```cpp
hipError_t launch_render_fused(const SceneDev& sc, const DispatchDev& a, int stack, int pend, bool stats, hipStream_t s,
                               bool stack16 = false);
const char* last_render_kernel_name();
void set_render_kernel_name(const char* fmt, ...) __attribute__((format(printf, 1, 2)));
hipError_t launch_render_paths(const SceneDev& sc, const DispatchDev& a, int stack, bool stats, hipStream_t s);
int lds_kernel_shape(uint32_t node_bytes, uint32_t stack_entries, size_t* lds_bytes, int min_shape = 0);
hipError_t launch_render_lds(const SceneDev& sc, const DispatchDev& a, LdsDispatch q, int n_cus, bool stats, hipStream_t s, int min_shape = 0);
hipError_t launch_render_stream(const SceneDev& sc, const DispatchDev& a, const StreamDev& s, int stack, uint32_t n_wg, bool stats, hipStream_t st);
hipError_t launch_env_lookup(const SceneDev& sc, const float* dirs, uint32_t n, float* rgb, hipStream_t s);
hipError_t launch_trace_rays(const SceneDev& sc, const rr_ray_dev* rays, uint32_t n, rr_hit_dev* hits, uint32_t* err,
                             int stack, hipStream_t s);
hipError_t launch_query_rays(const SceneDev& sc, const rr_ray_dev* rays, uint32_t n, rr_hit_dev* hits, uint32_t inst0_mask, int stack,
                             hipStream_t s);
constexpr uint32_t RR_QUERY_MULTI_MAX_K = 16;
hipError_t launch_query_multi(const SceneDev& sc, const rr_ray_dev* rays, uint32_t n, uint32_t k, rr_hit_dev* hits, uint32_t* counts,
                              uint32_t inst0_mask, int stack, hipStream_t s);
hipError_t launch_shade_rays(const SceneDev& sc, const DispatchDev& a, const rr_ray_dev* rays, uint32_t n, float4* f32, uint32_t* rgba8,
                             uint32_t* n_rays, int stack, int pend, bool stack16, hipStream_t s);
struct SampleOffsets { static constexpr uint32_t MAX = 64; float v[2 * MAX]; };
hipError_t launch_render_samples(const SceneDev& sc, const DispatchDev& a, const CamDev& cam, const SampleOffsets& off, uint32_t n_samples,
                                 float4* f32, uint32_t* rgba8, uint32_t* n_rays, int stack, int pend, bool stack16, hipStream_t s);
hipError_t launch_render_lens(const SceneDev& sc, const DispatchDev& a, const CamDev& cam, const SampleOffsets& off, const SampleOffsets& loff,
                              const LensDev& lens, uint32_t n_samples, float4* f32, uint32_t* rgba8, uint32_t* n_rays, int stack, int pend,
                              bool stack16, hipStream_t s);
struct BandTable { static constexpr uint32_t MAX = SampleOffsets::MAX; float ior[MAX]; float inv_ior[MAX]; float weight[MAX][3]; };
hipError_t launch_render_spectral(const SceneDev& sc, const DispatchDev& a, const CamDev& cam, const SampleOffsets& off, const BandTable& bands,
                                  uint32_t n_samples, float4* f32, uint32_t* rgba8, uint32_t* n_rays, int stack, int pend, bool stack16,
                                  hipStream_t s);
hipError_t launch_shade_rays_mat(const SceneDev& sc, const DispatchDev& a, const MatDev* mats, uint32_t mat0, const rr_ray_dev* rays, uint32_t n,
                                 float4* f32, uint32_t* rgba8, uint32_t* n_rays, int stack, int pend, bool stack16, hipStream_t s);
hipError_t launch_render_materials(const SceneDev& sc, const DispatchDev& a, const CamDev& cam, const SampleOffsets& off, const MatDev* mats,
                                   uint32_t mat0, uint32_t n_samples, float4* f32, uint32_t* rgba8, uint32_t* n_rays, int stack, int pend,
                                   bool stack16, hipStream_t s);
struct AdaptiveWorkspace {
    float4* rec; uint32_t* cnt; uint32_t* list; unsigned long long* masks; uint32_t* base; uint32_t* total;
    uint64_t bytes;
    AdaptiveWorkspace(void* p, uint32_t W, uint32_t H)
    {
        const uint64_t n = (uint64_t)W * H, nb = (uint64_t)((W + 7u) / 8u) * ((H + 7u) / 8u);
        const uint64_t o_cnt = 16u * n, o_list = o_cnt + 4u * n, o_masks = (o_list + 4u * n + 15u) & ~(uint64_t)15u, o_base = o_masks + 8u * nb;
        const uintptr_t c = reinterpret_cast<uintptr_t>(p);
        rec = static_cast<float4*>(p); cnt = reinterpret_cast<uint32_t*>(c + o_cnt); list = reinterpret_cast<uint32_t*>(c + o_list);
        masks = reinterpret_cast<unsigned long long*>(c + o_masks); base = reinterpret_cast<uint32_t*>(c + o_base); total = base + nb;
        bytes = (o_base + 4u * (nb + 1u) + 15u) & ~(uint64_t)15u;
    }
};
hipError_t launch_render_adaptive(const SceneDev& sc, const DispatchDev& a, const CamDev& cam, const SampleOffsets& off, uint32_t n_base,
                                  uint32_t n_max, float threshold, const AdaptiveWorkspace& ws, float4* f32, uint32_t* rgba8, uint32_t* n_rays,
                                  uint32_t* n_taken, int stack, int pend, bool stack16, uint32_t refine_groups, hipStream_t s);
hipError_t launch_screen_tables(float* out, uint32_t W, uint32_t H, hipStream_t s);
hipError_t launch_assemble_tiles(const uint32_t* gathered, uint32_t* frame, uint32_t W, uint32_t H, uint32_t tiles_x,
                                 uint32_t n_tiles, uint32_t world, uint32_t max_tiles, hipStream_t s);
hipError_t launch_assemble_frames(const uint32_t* gathered, uint32_t* frames, uint32_t W, uint32_t H, uint32_t tiles_x,
                                  uint32_t n_tiles, uint32_t world, size_t rank_stride, size_t frame_stride,
                                  size_t out_stride, uint32_t n_frames, hipStream_t s);
hipError_t launch_assemble_frames_rgb8(const uint8_t* gathered, uint32_t* frames, uint32_t W, uint32_t H, uint32_t tiles_x, uint32_t n_tiles,
                                       uint32_t world, size_t rank_stride_b, size_t frame_stride_b, size_t out_stride, uint32_t n_frames,
                                       hipStream_t s);
hipError_t launch_assemble_frames_mesh_rgb8(const uint8_t* gathered, const uint8_t* bg, uint32_t* frames, uint32_t W, uint32_t H, const MeshPartDev& mp,
                                            size_t rank_stride_b, size_t frame_stride_b, size_t bg_stride_b, size_t out_stride, uint32_t n_frames, hipStream_t s);

struct BuildBuffers {
    uint32_t n;
    uint32_t n_pad;
    float*   prim_box;
    unsigned long long* keys;
    int32_t* parent;
    int32_t* child;
    float*   node_box;
    uint32_t* visit;
    uint32_t* scene_box;
    uint32_t* depth;
    uint32_t* ploc;
    BvhNode* nodes;
    uint32_t leaf_ref_prim;
    uint32_t leaf_base;
};

hipError_t launch_tri_setup(const void* verts, const uint32_t* idx, uint32_t n_tris, const BuildBuffers& b, hipStream_t s);
hipError_t launch_lbvh(const BuildBuffers& b, hipStream_t s);
constexpr uint32_t PLOC_MAX_PRIMS = 32768;
hipError_t launch_ploc(const BuildBuffers& b, hipStream_t s);
hipError_t launch_pack_tris(const void* verts, const uint32_t* idx, const BuildBuffers& b, TriRec* tris, NrmRec* nrms,
                            hipStream_t s);
hipError_t launch_inst_setup(const InstDev* insts, const float* blas_bounds, uint32_t n, const BuildBuffers& b, hipStream_t s);
hipError_t launch_quantize_nodes(QNode* dst, const BvhNode* src, uint32_t n_nodes, const QGrid& g, uint32_t node_off, uint32_t tri_off,
                                 hipStream_t s);
hipError_t launch_keep_links(const BuildBuffers& b, int32_t* links, hipStream_t s);
hipError_t launch_refit_blas(const void* verts, const uint32_t* idx, uint32_t n_tris, TriRec* tris, NrmRec* nrms, BvhNode* nodes,
                             const int32_t* links, uint32_t* visit, uint32_t* scene_box, hipStream_t s);
// ... 7 lines not shown
```

refraction_raytracing_dxr_amd/csrc/rr_render_lds.hip:

```cpp
#include <hip/hip_runtime.h>
#include "rr_render_common.h"

namespace rr {

__device__ __forceinline__ BlockPos lds_tile_block(const DispatchDev& a, const LdsDispatch& q, uint32_t u, uint32_t j)
{
    BlockPos p;
    const uint32_t tile = a.n_frames == 1u ? u : __umulhi(u, q.div_frames);
    p.frame = u - tile * a.n_frames;
    p.tile_local = tile;
    p.tile_ok = tile < a.n_local_tiles;
    p.bg = false;
    const uint32_t ty = a.tiles_x == 1u ? tile : __umulhi(tile, q.div_tiles_x), tx = tile - ty * a.tiles_x;
    p.px0 = (j & 3u) * 8u; p.py0 = (j >> 2) * 8u;
    p.x0 = tx * TILE + p.px0; p.y0 = ty * TILE + p.py0;
    return p;
}

__device__ __forceinline__ BlockPos lds_rect_block(const DispatchDev& a, const LdsDispatch& q, uint32_t u, uint32_t j)
{
    BlockPos p;
    const uint32_t strip = a.n_frames == 1u ? u : __umulhi(u, q.div_frames), per_row = q.rect_bw >> 2;
    p.frame = u - strip * a.n_frames;
    const uint32_t row = per_row == 1u ? strip : __umulhi(strip, q.div_per_row), col = strip - row * per_row;
// ... 82 lines not shown
                    if (t < n_tickets) { u = qi + NQ * t; drew = true; break; }
                }
                ++tried;
                qi = qi + 1u == NQ ? 0u : qi + 1u;
            }
            if (!drew) { ++phase; qi = home; tried = 0u; continue; }
            if (phase == 0u) {
                if (lane == 0) wg_share[wave] = ((unsigned long long)(u + 1u) << 32) | 1ull;
                bp = lds_rect_block(a, q, u, 0u);
                have = true;
            } else {
                if (lane == 0) wg_share[wave] = ((unsigned long long)((u + 1u) | 0x80000000u) << 32) | 1ull;
                bp = lds_tile_block(a, q, u, 0u);
                have = bp.tile_ok && !in_rect(bp);
            }
        }
        if (!have) break;
        st.blocks += 1u;
        const unsigned long long dr0 = DIAG ? __builtin_amdgcn_s_memtime() : 0ull;
        const uint32_t dI0 = DIAG ? diag_tr[wave] : 0u, dL0 = DIAG ? diag_tr[16 + wave] : 0u, dS0 = DIAG ? diag_tr[32 + wave] : 0u;
        const uint32_t x = bp.x0 + lx, y = bp.y0 + ly;
        const bool may_hit = bp.x0 + 8u > a.hx0 && bp.x0 < a.hx1 && bp.y0 + 8u > a.hy0 && bp.y0 < a.hy1;
        if (STATS && !may_hit) st.bg_blocks += 1u;
        if (x < a.W && y < a.H) {
            const CamDev& cb = a.cams[bp.frame];
            st.pixels += 1;
            const f3 acc = render_pixel<STATS, false, DIAG, E, LdsNodes>(sc, a, cb, x, y, may_hit, stk, ns, park, st, Diag{ DIAG ? &diag_tr[wave] : nullptr, 16 });
            const size_t o = a.compact_out == 0u ? (size_t)y * a.W + x
                                                : (size_t)bp.tile_local * (TILE * TILE) + (bp.py0 + ly) * TILE + (bp.px0 + lx);
            store_pixel(a, a.out_rgba8 + (size_t)bp.frame * a.frame_stride,
                        a.out_f32 ? a.out_f32 + (size_t)bp.frame * a.frame_stride : nullptr, o, acc);
        }
        if (DIAG) {
            const unsigned long long dt = __builtin_amdgcn_s_memtime() - dr0;
            diag_render += dt; diag_n += 1ull << 32;
            if (dt > diag_worst) {
                diag_worst = dt;
                diag_worst_trips = (unsigned long long)(diag_tr[wave] - dI0) | ((unsigned long long)(diag_tr[16 + wave] - dL0) << 20) |
                                   ((unsigned long long)(diag_tr[32 + wave] - dS0) << 40);
            }
        }
    }
    if (DIAG && lane == 0) {
        unsigned long long* d = a.diag + (size_t)(blockIdx.x * NW + wave) * 8;
        d[0] = diag_wait; d[1] = diag_render; d[2] = diag_n; d[3] = __builtin_amdgcn_s_memtime() - diag_t0;
        d[4] = diag_worst; d[5] = diag_worst_trips; d[6] = diag_t1 - diag_t0; d[7] = diag_tr[wave] | ((unsigned long long)diag_tr[16 + wave] << 32);
    }
    flush_stats<STATS>(a, st, blockIdx.x * NW + wave, lane);
    if (lane == 0) {
        const uint32_t w_arrived = atomicAdd(&wg_arrived, 1u);
        if (w_arrived + 1u == (uint32_t)NW) {
            const uint32_t arrived = atomicAdd(&q.tickets[2u * LDS_QUEUES * 16u], 1u);
            if (arrived + 1u == gridDim.x) {
                for (uint32_t k = 0; k <= 2u * LDS_QUEUES; ++k) atomicExch(&q.tickets[k * 16u], 0u);
            }
        }
    }
}

constexpr struct { int nw, wgs; } LDS_SHAPES[] = { { 12, 2 }, { 16, 2 }, { 16, 1 } };
static size_t lds_shape_bytes(int i, uint32_t node_bytes, uint32_t stack_entries) { return (size_t)node_bytes + (size_t)LDS_SHAPES[i].nw * stack_entries * 64 * sizeof(uint16_t); }

int lds_kernel_shape(uint32_t node_bytes, uint32_t stack_entries, size_t* lds_bytes, int min_shape)
{
    for (int i = min_shape < 0 ? 0 : min_shape; i < 3; ++i) {
        const size_t need = lds_shape_bytes(i, node_bytes, stack_entries);
        if (need <= (size_t)(160 * 1024) / LDS_SHAPES[i].wgs - 512) { if (lds_bytes) *lds_bytes = need; return i; }
        if (min_shape <= 0) break;
    }
    return -1;
}

template <int SHAPE, bool STATS, bool DIAG = false>
static hipError_t launch_lds_nw(const SceneDev& sc, const DispatchDev& a, const LdsDispatch& q, int n_cus, hipStream_t s)
{
    constexpr int NW = LDS_SHAPES[SHAPE].nw, WGS = LDS_SHAPES[SHAPE].wgs;
    static const hipError_t attr = hipFuncSetAttribute(reinterpret_cast<const void*>(&k_render_lds<NW, WGS, STATS, DIAG>), hipFuncAttributeMaxDynamicSharedMemorySize, 159 * 1024);
    if (attr != hipSuccess) return attr;
    if (!DIAG) set_render_kernel_name("k_render_lds<%d, %d, %s, false>", NW, WGS, STATS ? "true" : "false");
    hipLaunchKernelGGL((k_render_lds<NW, WGS, STATS, DIAG>), dim3((uint32_t)n_cus * WGS), dim3(NW * 64), lds_shape_bytes(SHAPE, q.node_bytes, q.stack_entries), s, sc, a, q);
    return hipGetLastError();
}

hipError_t launch_render_lds(const SceneDev& sc, const DispatchDev& a, LdsDispatch q, int n_cus, bool stats, hipStream_t s, int min_shape)
{
    if (a.n_blocks == 0) return hipSuccess;
    const int shape = lds_kernel_shape(q.node_bytes, q.stack_entries, nullptr, min_shape);
    if (shape < 0) return hipErrorInvalidValue;
    {
        const uint32_t grid = (uint32_t)n_cus * (uint32_t)LDS_SHAPES[shape].wgs;
        if (q.n_queues > grid) q.n_queues = grid;
        if (q.n_queues > LDS_QUEUES) q.n_queues = LDS_QUEUES;
        if (q.n_queues < 1u) q.n_queues = 1u;
    }
    q.p2_tickets = a.n_local_tiles * a.n_frames;
    if (q.rx1 > q.rx0 && q.ry1 > q.ry0) {
        q.rx0 &= ~31u;
        q.rx1 = (q.rx1 + 31u) & ~31u;
    }
    const bool rect = q.rx1 > q.rx0 && q.ry1 > q.ry0;
    q.rect_bw = rect ? (q.rx1 - q.rx0) / 8u : 0u;
    q.p1_tickets = !rect ? 0u : (q.rect_bw / 4u) * ((q.ry1 - q.ry0) / 8u) * a.n_frames;
    if ((uint64_t)q.p2_tickets * a.n_frames >= 0xffffffffull || (uint64_t)q.p1_tickets * a.n_frames >= 0xffffffffull) return hipErrorInvalidValue;
    q.div_frames = (uint32_t)(0x100000000ull / a.n_frames) + 1u;
    q.div_tiles_x = (uint32_t)(0x100000000ull / a.tiles_x) + 1u;
    q.div_per_row = rect ? (uint32_t)(0x100000000ull / (q.rect_bw / 4u)) + 1u : 0u;
    static_assert(sizeof LDS_SHAPES / sizeof LDS_SHAPES[0] == 3, "lds_kernel_shape and the rungs below");
    if (a.diag) return launch_lds_nw<0, false, true>(sc, a, q, n_cus, s);
    if (shape == 0) return stats ? launch_lds_nw<0, true>(sc, a, q, n_cus, s) : launch_lds_nw<0, false>(sc, a, q, n_cus, s);
    if (shape == 1) return stats ? launch_lds_nw<1, true>(sc, a, q, n_cus, s) : launch_lds_nw<1, false>(sc, a, q, n_cus, s);
    return stats ? launch_lds_nw<2, true>(sc, a, q, n_cus, s) : launch_lds_nw<2, false>(sc, a, q, n_cus, s);
}

}
```

Before: 30190.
---
» Aim of the task:
Lines that contain "MatDev" are the result; find them in the entries above and copy each one.

» Response for this exercise:
hipError_t launch_shade_rays_mat(const SceneDev& sc, const DispatchDev& a, const MatDev* mats, uint32_t mat0, const rr_ray_dev* rays, uint32_t n,
hipError_t launch_render_materials(const SceneDev& sc, const DispatchDev& a, const CamDev& cam, const SampleOffsets& off, const MatDev* mats,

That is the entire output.